OmniMem: Scalable and Adaptive Memory Retrieval for Long Video Generation
This work provides a more scalable and adaptive memory retrieval framework for researchers and developers working on long video generation, addressing the challenge of maintaining explicit access to historical details without excessive memory cost.
This paper tackles the problem of scaling autoregressive video generation to long videos, which typically requires repeated access to a growing historical KV cache. The proposed method, OmniMem, uses sparse KV retrieval over the full historical cache, improving Dynamic Degree by 52.3% and maintaining strong consistency compared to baselines, while keeping memory usage comparable.

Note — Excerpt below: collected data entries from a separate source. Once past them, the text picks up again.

# facebookresearch/flashy

Measured on AMD Instinct MI355X. Metric: img/sec, higher is better.
Workload: dtype bf16; 1 GPU; model=resnet18, dataset=cifar10-shaped, global_batch=64, img_size=32, num_classes=10, parallelism=dp1, mode=native-kernels, graph=True, channels_last=False

## Files before the change

### flashy_amd/ops/csrc/conv_wgrad.hip

```cpp

#include "conv_common.h"

#define WG_P 72

__global__ void __launch_bounds__(CONV_THREADS, 4)
k_conv_wgrad(const uint16_t* __restrict__ x, const uint16_t* __restrict__ dout,
             float* __restrict__ dw, ConvDims d, int m_per_split) {
    const int rsc = d.R * d.S * d.C;
    const int64_t M = (int64_t)d.N * d.Ho * d.Wo;
    const int tid = threadIdx.x;
    const int lane = tid & 63;
    const int wid = tid >> 6;
    const int wave_k = wid >> 1;
    const int wave_j = wid & 1;
    const int k0 = blockIdx.x * 64;
    const int j0 = blockIdx.y * 64;
    const int64_t ms = (int64_t)blockIdx.z * m_per_split;
    const int64_t me = min(ms + (int64_t)m_per_split, M);

    __shared__ __attribute__((aligned(16))) uint16_t doutT[2][2 * 32 * WG_P];
    __shared__ __attribute__((aligned(16))) uint16_t xT[2][2 * 32 * WG_P];

    floatx4 acc[2][2] = {};

    const int m_r = tid >> 3;
    const int k8 = (tid & 7) * 8;
    const int t_r = (j0 + k8) / (d.S * d.C);
    const int t_scc = (j0 + k8) - t_r * d.S * d.C;
    const int t_s = t_scc / d.C;
    const int t_c = t_scc - t_s * d.C;
    const int t_hoff = t_r - d.pad;
    const int t_woff = t_s - d.pad;
    auto load_pair = [&](int64_t mc, short8* dv, short8* xv) {
#pragma unroll
        for (int sc = 0; sc < 2; ++sc) {
            const int64_t m = mc + sc * CONV_BK + m_r;
            short8 v = {};
            if (m < me)
                v = *reinterpret_cast<const short8*>(dout + m * d.K + k0 + k8);
            dv[sc] = v;
            short8 u = {};
            if (m < me) {
                const int wo = (int)(m % d.Wo);
                const int ho = (int)((m / d.Wo) % d.Ho);
                const int64_t n = m / ((int64_t)d.Ho * d.Wo);
                const int hi = ho * d.stride + t_hoff;
                const int wi = wo * d.stride + t_woff;
                if (hi >= 0 && hi < d.H && wi >= 0 && wi < d.W)
                    u = *reinterpret_cast<const short8*>(
                        x + (((n * d.H + hi) * d.W + wi) * (int64_t)d.C + t_c));
            }
            xv[sc] = u;
        }
    };
    auto stage_write = [&](uint16_t (&dT)[2 * 32 * WG_P],
                           uint16_t (&xTb)[2 * 32 * WG_P],
                           const short8* dv, const short8* xv) {
#pragma unroll
        for (int sc = 0; sc < 2; ++sc) {
            const int at = (sc * 32 + m_r) * WG_P + k8;
            *reinterpret_cast<short8*>(&dT[at]) = dv[sc];
            *reinterpret_cast<short8*>(&xTb[at]) = xv[sc];
        }
    };

    const int tr_lane = ((lane & 15) >> 2) * WG_P + 4 * (lane & 3) +
                        (lane >> 4) * 8 * WG_P;
    union U64x2 { struct { unsigned long long lo, hi; } q; short8 v; };

    const int64_t n_stages = (me - ms + 2 * CONV_BK - 1) / (2 * CONV_BK);
    short8 dv[2], xv[2];
    load_pair(ms, dv, xv);
    stage_write(doutT[0], xT[0], dv, xv);
    if (n_stages > 1) load_pair(ms + 2 * CONV_BK, dv, xv);
    __syncthreads();

    auto step = [&](int64_t i, const uint16_t (&dT)[2 * 32 * WG_P],
                    const uint16_t (&xTb)[2 * 32 * WG_P],
                    uint16_t (&ndT)[2 * 32 * WG_P],
                    uint16_t (&nxT)[2 * 32 * WG_P]) {
        if (i + 1 < n_stages) {
            stage_write(ndT, nxT, dv, xv);
            if (i + 2 < n_stages) load_pair(ms + (i + 2) * 2 * CONV_BK, dv, xv);
        }
        const unsigned a0 = (unsigned)(unsigned long long)(const void*)
            &dT[tr_lane + wave_k * 32];
        const unsigned a1 = a0 + 32;
        const unsigned b0 = (unsigned)(unsigned long long)(const void*)
            &xTb[tr_lane + wave_j * 32];
        const unsigned b1 = b0 + 32;
        U64x2 af[2][2], bf[2][2];
        asm volatile(
            "ds_read_b64_tr_b16 %0, %16\n\t"
            "ds_read_b64_tr_b16 %1, %16 offset:576\n\t"
            "ds_read_b64_tr_b16 %2, %17\n\t"
            "ds_read_b64_tr_b16 %3, %17 offset:576\n\t"
            "ds_read_b64_tr_b16 %4, %18\n\t"
            "ds_read_b64_tr_b16 %5, %18 offset:576\n\t"
            "ds_read_b64_tr_b16 %6, %19\n\t"
            "ds_read_b64_tr_b16 %7, %19 offset:576\n\t"
            "ds_read_b64_tr_b16 %8, %16 offset:4608\n\t"
            "ds_read_b64_tr_b16 %9, %16 offset:5184\n\t"
            "ds_read_b64_tr_b16 %10, %17 offset:4608\n\t"
            "ds_read_b64_tr_b16 %11, %17 offset:5184\n\t"
            "ds_read_b64_tr_b16 %12, %18 offset:4608\n\t"
            "ds_read_b64_tr_b16 %13, %18 offset:5184\n\t"
            "ds_read_b64_tr_b16 %14, %19 offset:4608\n\t"
            "ds_read_b64_tr_b16 %15, %19 offset:5184\n\t"
            "s_waitcnt lgkmcnt(8)"
            : "=&v"(af[0][0].q.lo), "=&v"(af[0][0].q.hi),
              "=&v"(af[0][1].q.lo), "=&v"(af[0][1].q.hi),
              "=&v"(bf[0][0].q.lo), "=&v"(bf[0][0].q.hi),
              "=&v"(bf[0][1].q.lo), "=&v"(bf[0][1].q.hi),
              "=&v"(af[1][0].q.lo), "=&v"(af[1][0].q.hi),
              "=&v"(af[1][1].q.lo), "=&v"(af[1][1].q.hi),
              "=&v"(bf[1][0].q.lo), "=&v"(bf[1][0].q.hi),
              "=&v"(bf[1][1].q.lo), "=&v"(bf[1][1].q.hi)
            : "v"(a0), "v"(a1), "v"(b0), "v"(b1));
#pragma unroll
        for (int kf = 0; kf < 2; ++kf)
#pragma unroll
            for (int jf = 0; jf < 2; ++jf)
                acc[kf][jf] = MFMA_BF16(af[0][kf].v, bf[0][jf].v, acc[kf][jf]);
        asm volatile("s_waitcnt lgkmcnt(0)"
                     : "+v"(af[1][0].q.lo), "+v"(af[1][0].q.hi),
                       "+v"(af[1][1].q.lo), "+v"(af[1][1].q.hi),
                       "+v"(bf[1][0].q.lo), "+v"(bf[1][0].q.hi),
                       "+v"(bf[1][1].q.lo), "+v"(bf[1][1].q.hi));
        __builtin_amdgcn_sched_barrier(0);
#pragma unroll
        for (int kf = 0; kf < 2; ++kf)
#pragma unroll
            for (int jf = 0; jf < 2; ++jf)
                acc[kf][jf] = MFMA_BF16(af[1][kf].v, bf[1][jf].v, acc[kf][jf]);
        __syncthreads();
    };
    for (int64_t i = 0; i < n_stages;) {
        step(i, doutT[0], xT[0], doutT[1], xT[1]);
        if (++i >= n_stages) break;
        step(i, doutT[1], xT[1], doutT[0], xT[0]);
        ++i;
    }

    const int out_k0 = k0 + wave_k * 32 + (lane >> 4) * 4;
    const int out_j0 = j0 + wave_j * 32 + (lane & 15);
#pragma unroll
    for (int kf = 0; kf < 2; ++kf)
#pragma unroll
        for (int jf = 0; jf < 2; ++jf)
#pragma unroll
            for (int rr = 0; rr < 4; ++rr) {
                const int k = out_k0 + kf * 16 + rr;
                const int j = out_j0 + jf * 16;
                atomicAdd(&dw[(int64_t)k * rsc + j], acc[kf][jf][rr]);
            }
}
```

Autoregressive (AR) video generation extends videos by producing latent chunks sequentially, but scaling to long videos requires repeated access to a growing historical KV cache. Existing methods reduce this cost by truncating the KV cache or compressing it into implicit memory, but both lose explicit access to query-relevant historical details. We propose OmniMem, an explicit full-range memory retrieval framework that performs sparse KV retrieval over the historical cache. To make this practical for chunk-based AR video generation, OmniMem addresses two issues: (i) local bias in sparse KV selection and (ii) Union Explosion in memory access. Adaptive Window Exclusion removes local-window blocks from the selection candidates when sufficient long-range history is available, preserving the sparse budget for informative long-range retrieval. Query-Shared KV Selection reduces cross-query diversity, while Per-Head Scattered KV Access avoids expanding head-specific selections into a large selected KV buffer. This allows each attention head to retrieve non-contiguous KV blocks according to its own selection pattern. Experiments on long-video generation show that OmniMem improves Dynamic Degree by 52.3% and preserves strong consistency over strong baselines, while maintaining comparable memory usage.